那時空道兵胚胎更是發出一聲清晰的、渴望般的劍鳴!
“到了。”織命空靈的聲音響起,銀眸凝視著窗外那座燈火中的古城,命運長河在她眼中掀起了比在洛陽時更加洶湧的波瀾,“時空長河於此……留痕尤深。”
燭龍也收起了玩鬧之心,赤瞳中龍威隱現,她感受到了這片土地下蘊含的、令她血脈都隱隱躁動的磅礴地氣與……龍脈之力!“乖乖……這地方……有點東西!”她難得地露出了鄭重的表情。
望舒周身月華流淌,清冷的眸光中映照著古城輪廓,彷彿在解析著那沉澱了無數王朝氣運的複雜場域:“王氣雖散,其基永存。時空於此,非線非點,乃……層疊之痕。”
句芒深深吸了一口氣,生命綠意在她周身歡欣鼓舞地跳躍:“好渾厚的生之底蘊!雖歷經滄桑,但地脈之根,依舊磅礴!草木之靈……在歡呼!”
列車緩緩駛入西安站臺。
車門開啟,一股更加濃郁、更加粗糲、彷彿混合著黃土塵埃與千年烽煙的古老氣息,伴隨著現代都市的喧囂熱浪,轟然湧入車廂!
程墨一步踏出,雙足踏上這片十三朝古都的土地。
嗡!
腳下的大地彷彿傳來一聲低沉而悠長的脈動!
與他心間那縷守護劍意、與眉心的時空道兵胚胎、與元嬰中的時空之力,產生了前所未有的強烈共鳴!
他彷彿“看”到了:
巍峨的阿房宮在烈火中傾覆的幻影。
未央宮的燈火通明與絲竹管絃。
大明宮的恢弘氣象與萬國來朝。
還有那沉默的古城牆,如同一位傷痕累累卻依舊挺直脊樑的老兵,默默守護著這座城池的日升月落,見證著無數悲歡離合,承載著厚重的時光之重!

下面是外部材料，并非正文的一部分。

template <int THREADS>
__global__ void __launch_bounds__(THREADS, 1024 / THREADS) front_small_kernel(FrontArgs a) {
  extern __shared__ double sm[];
  const thb_front_plan& p = a.p;
  const int tid = threadIdx.x, lane = tid & 31, warp = tid >> 5;
  constexpr int NW = THREADS / 32;
  const int lr = lane >> 2, lc = lane & 3;
  const int64_t item = blockIdx.x;
  THB_PDL_TRIGGER();
  const int64_t* FD = p.fd + (int64_t)(a.s0 + blockIdx.y) * 8;
  const int t = (int)FD[0];
  const int w = (int)FD[1], b = (int)FD[2], r = w + b;
  const int f_first = (int)FD[3];
  const int64_t f_panel_off = FD[4], f_cb_off = FD[5];
  const int f_cb_ld = (int)FD[6];
  const int c_begin = (int)(FD[7] & 0xffffffffLL);
  const int nch = min((int)(FD[7] >> 32), FRONT_MAX_CHILDREN);
  const int b16 = (b + 15) & ~15, w8 = (w + 7) & ~7;
  const int ldp = front_pad_ld(w8);
  const int prow = w8 + b16 + 8;
  double* PN = sm;
  double* Wd = PN + prow * ldp;
  FrontChild* ch = reinterpret_cast<FrontChild*>(Wd + 8 * FRONT_WD_LD);
  int32_t* INV = reinterpret_cast<int32_t*>(Wd + 8 * FRONT_WD_LD + 3 * FRONT_MAX_CHILDREN);
  for (int q = 0; q < nch; q++) {
    const int64_t* PC = p.pc + (int64_t)(c_begin + q) * 6;
    const double* csrc = a.arena_child + item * p.arena_size + PC[0];
    const int cld = (int)(PC[1] & 0xffffffffLL), cbc = (int)(PC[1] >> 32);
    if (tid == 0) {
      ch[q].src = csrc;
      ch[q].ldg = cld;
      ch[q].lo = (int)PC[2];
      ch[q].hi = (int)PC[3];
      ch[q].uoff = (int)PC[5];
    }
    const int32_t* inv = p.c_inv + PC[4];
    for (int l = tid; l < r; l += THREADS) INV[q * r + l] = inv[l];
    (void)cbc;
  }
  for (int e = tid; e < prow * ldp; e += THREADS) sm[e] = 0.0;
  THB_PDL_WAIT();
#ifndef THB_SIMT_EMU
  if (a.rhs != nullptr) {
    for (int i = tid; i < w; i += THREADS) asm volatile("prefetch.global.L2 [%0];\n" ::"l"(a.rhs + item * p.n + p.perm[f_first + i]));
    for (int q = 0; q < nch; q++) {
      const int64_t* PC = p.pc + (int64_t)(c_begin + q) * 6;
      const double* cu = a.v_child + item * p.varena_size + PC[5];
      for (int off = tid * 16; off < (int)(PC[1] >> 32); off += THREADS * 16) asm volatile("prefetch.global.L2 [%0];\n" ::"l"(cu + off));
    }
  }
  for (int q = 0; a.prefetch != 0 && q < nch; q++) {
    const int64_t* PC = p.pc + (int64_t)(c_begin + q) * 6;
    const double* csrc = a.arena_child + item * p.arena_size + PC[0];
    const int cld = (int)(PC[1] & 0xffffffffLL), cbc = (int)(PC[1] >> 32);
    for (int off = tid * 16; off < cbc * cld; off += THREADS * 16) {
      const int i = off / cld, j = off - i * cld;
      if (j <= i) asm volatile("prefetch.global.L2 [%0];\n" ::"l"(csrc + off));
    }
  }
#endif
  __syncthreads();
  if (tid < w8 - w) PN[(w + tid) * ldp + w + tid] = 1.0;
  double* Lg = a.factor + item * p.data_size + f_panel_off;
  {
    const double al = a.alpha != nullptr ? a.alpha[item] : 0.0;
    const double be = a.beta != nullptr ? a.beta[item] : 0.0;
    const int total = r * w;
    for (int e0 = tid; e0 < total; e0 += FRONT_PL * THREADS) {
      int ii[FRONT_PL], jj[FRONT_PL];
      double v[FRONT_PL];
#pragma unroll
      for (int u = 0; u < FRONT_PL; u++) {
        const int e = e0 + u * THREADS;
        ii[u] = e / w;
        jj[u] = e - ii[u] * w;
        if (e >= total || jj[u] > ii[u]) ii[u] = -1;
        v[u] = ii[u] >= 0 ? front_panel_in(a, Lg, f_panel_off, item, e) : 0.0;
      }
#pragma unroll
      for (int u = 0; u < FRONT_PL; u++)
        if (ii[u] >= 0 && ii[u] == jj[u]) v[u] = v[u] + (al * v[u] + be);
      for (int q = 0; q < nch; q++) {
        const double* src = ch[q].src;
        const int ldg = ch[q].ldg, lo = ch[q].lo, hi = ch[q].hi;
        const int32_t* inv = INV + q * r;
#pragma unroll
        for (int u = 0; u < FRONT_PL; u++) {
          if (ii[u] >= lo && jj[u] <= hi) {
            const int ci = inv[ii[u]], cj = inv[jj[u]];
            if (ci >= 0 && cj >= 0) v[u] += src[(int64_t)ci * ldg + cj];
          }
        }
      }
#pragma unroll
      for (int u = 0; u < FRONT_PL; u++)
        if (ii[u] >= 0) PN[(ii[u] < w ? ii[u] : ii[u] + (w8 - w)) * ldp + jj[u]] = v[u];
    }
  }
  double* U = PN + w8;
  if (a.rhs != nullptr) {
    for (int i = tid; i < r; i += THREADS) {
      double v = i < w ? a.rhs[item * p.n + p.perm[f_first + i]] : 0.0;
      for (int q = 0; q < nch; q++) {
        if (i >= ch[q].lo && i <= ch[q].hi) {
          const int k = INV[q * r + i];
          if (k >= 0) v += a.v_child[item * p.varena_size + ch[q].uoff + k];
        }
      }
      U[i * ldp] = v;
    }
  }
  __syncthreads();
  const int nbk = w8 / 8, nrt = (w8 + b16) / 8;
  for (int jb = 0; jb < nbk; jb++) {
    if (warp == 0) front_diag_block(PN, ldp, jb, Wd, lane, w, f_first, a.info + item);
    __syncthreads();
    const int npair = (nrt - jb) / 2;
    for (int q = warp; q < npair; q += NW) front_tile_column<true>(PN, ldp, jb, jb + 1 + 2 * q, Wd, lane);
    __syncthreads();
  }
  {
    int i = tid / w, j = tid - i * w;
    const int di = THREADS / w, dj = THREADS - di * w;
    for (int e = tid; e < r * w; e += THREADS) {
      Lg[e] = (j > i) ? 0.0 : PN[(i < w ? i : i + (w8 - w)) * ldp + j];
      i += di; j += dj;
      if (j >= w) { j -= w; i++; }
    }
  }
  if (a.rhs != nullptr) {
    front_forward_elim<THREADS>(FrontRowsPanel{PN, ldp, w, w8 - w}, U, ldp, w, r, tid, lane);
    for (int i = tid; i < w; i += THREADS) a.work[item * p.n + f_first + i] = U[i * ldp];
    double* ub = a.v_cur + item * p.varena_size + p.f_u_off[t];
    for (int i = tid; i < b; i += THREADS) ub[i] = U[(w + i) * ldp];
  }
  if (b == 0) return;
  double* dst = a.arena_cur + item * p.arena_size + f_cb_off;
  const int ldg_out = f_cb_ld;
  const double* P = PN + w8 * ldp;
  const int nmt = b16 / 16, ntl = nmt * (nmt + 1) / 2;
  for (int q = warp; q < ntl; q += NW) {
    int R = (int)((sqrtf(8.0f * (float)q + 1.0f) - 1.0f) * 0.5f);
    while ((R + 1) * (R + 2) / 2 <= q) R++;
    while (R * (R + 1) / 2 > q) R--;
    const int ct = q - R * (R + 1) / 2;
    double gch[2][2][2] = {{{0.0, 0.0}, {0.0, 0.0}}, {{0.0, 0.0}, {0.0, 0.0}}};
    const int li0 = w + 16 * R + lr, lj0 = w + 16 * ct + 2 * lc;
    for (int qc = 0; qc < nch; qc++) {
      if (w + 16 * R + 15 >= ch[qc].lo && w + 16 * ct <= ch[qc].hi) {
        const int32_t* inv = INV + qc * r;
        const double* src = ch[qc].src;
        const int ldg = ch[qc].ldg;
        int ci[2], cj[2][2];
#pragma unroll
        for (int mi = 0; mi < 2; mi++) ci[mi] = (li0 + 8 * mi < r) ? inv[li0 + 8 * mi] : -1;
#pragma unroll
        for (int ni = 0; ni < 2; ni++)
#pragma unroll
          for (int u = 0; u < 2; u++) cj[ni][u] = (lj0 + 8 * ni + u < r) ? inv[lj0 + 8 * ni + u] : -1;
#pragma unroll
        for (int mi = 0; mi < 2; mi++)
#pragma unroll
          for (int ni = 0; ni < 2; ni++)
#pragma unroll
            for (int u = 0; u < 2; u++)
              if (ci[mi] >= 0 && cj[ni][u] >= 0 && cj[ni][u] <= ci[mi]) gch[mi][ni][u] += src[(int64_t)ci[mi] * ldg + cj[ni][u]];
      }
    }
    double acc[2][2][2] = {{{0.0, 0.0}, {0.0, 0.0}}, {{0.0, 0.0}, {0.0, 0.0}}};
    const double* Pa = P + (16 * R + lr) * ldp + lc;
    const double* Pb = P + (16 * ct + lr) * ldp + lc;
    for (int k4 = 0; k4 < w8; k4 += 4) {
      const double a0 = Pa[k4], a1 = Pa[8 * ldp + k4];
      const double b0 = Pb[k4], b1 = Pb[8 * ldp + k4];
      front_mma884(acc[0][0][0], acc[0][0][1], a0, b0);
      front_mma884(acc[0][1][0], acc[0][1][1], a0, b1);
      front_mma884(acc[1][0][0], acc[1][0][1], a1, b0);
      front_mma884(acc[1][1][0], acc[1][1][1], a1, b1);
    }
#pragma unroll
    for (int mi = 0; mi < 2; mi++)
#pragma unroll
      for (int ni = 0; ni < 2; ni++) {
        acc[mi][ni][0] = gch[mi][ni][0] - acc[mi][ni][0];
        acc[mi][ni][1] = gch[mi][ni][1] - acc[mi][ni][1];
      }
#pragma unroll
    for (int mi = 0; mi < 2; mi++) {
      const int i = 16 * R + 8 * mi + lr;
      if (i < b) {
        double* drow = dst + (int64_t)i * ldg_out;
#pragma unroll
        for (int ni = 0; ni < 2; ni++)
#pragma unroll
          for (int u = 0; u < 2; u++) {
            const int jj = 16 * ct + 8 * ni + 2 * lc + u;
            if (jj <= i) drow[jj] = acc[mi][ni][u];
          }
      }
    }
  }
}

一種比在洛陽時更加宏大、更加深沉、彷彿要將整個歷史長河都揹負起來的守護意志,如同沉睡的巨龍,在這片古老的土地深處……緩緩甦醒。
程墨的指尖,無意識地劃過虛空。一道極其凝練、帶著沉重歷史感與時空波動的無形劍意悄然流轉。
“守護……即承載時光。”他低聲自語,眼中明悟的光芒越來越盛。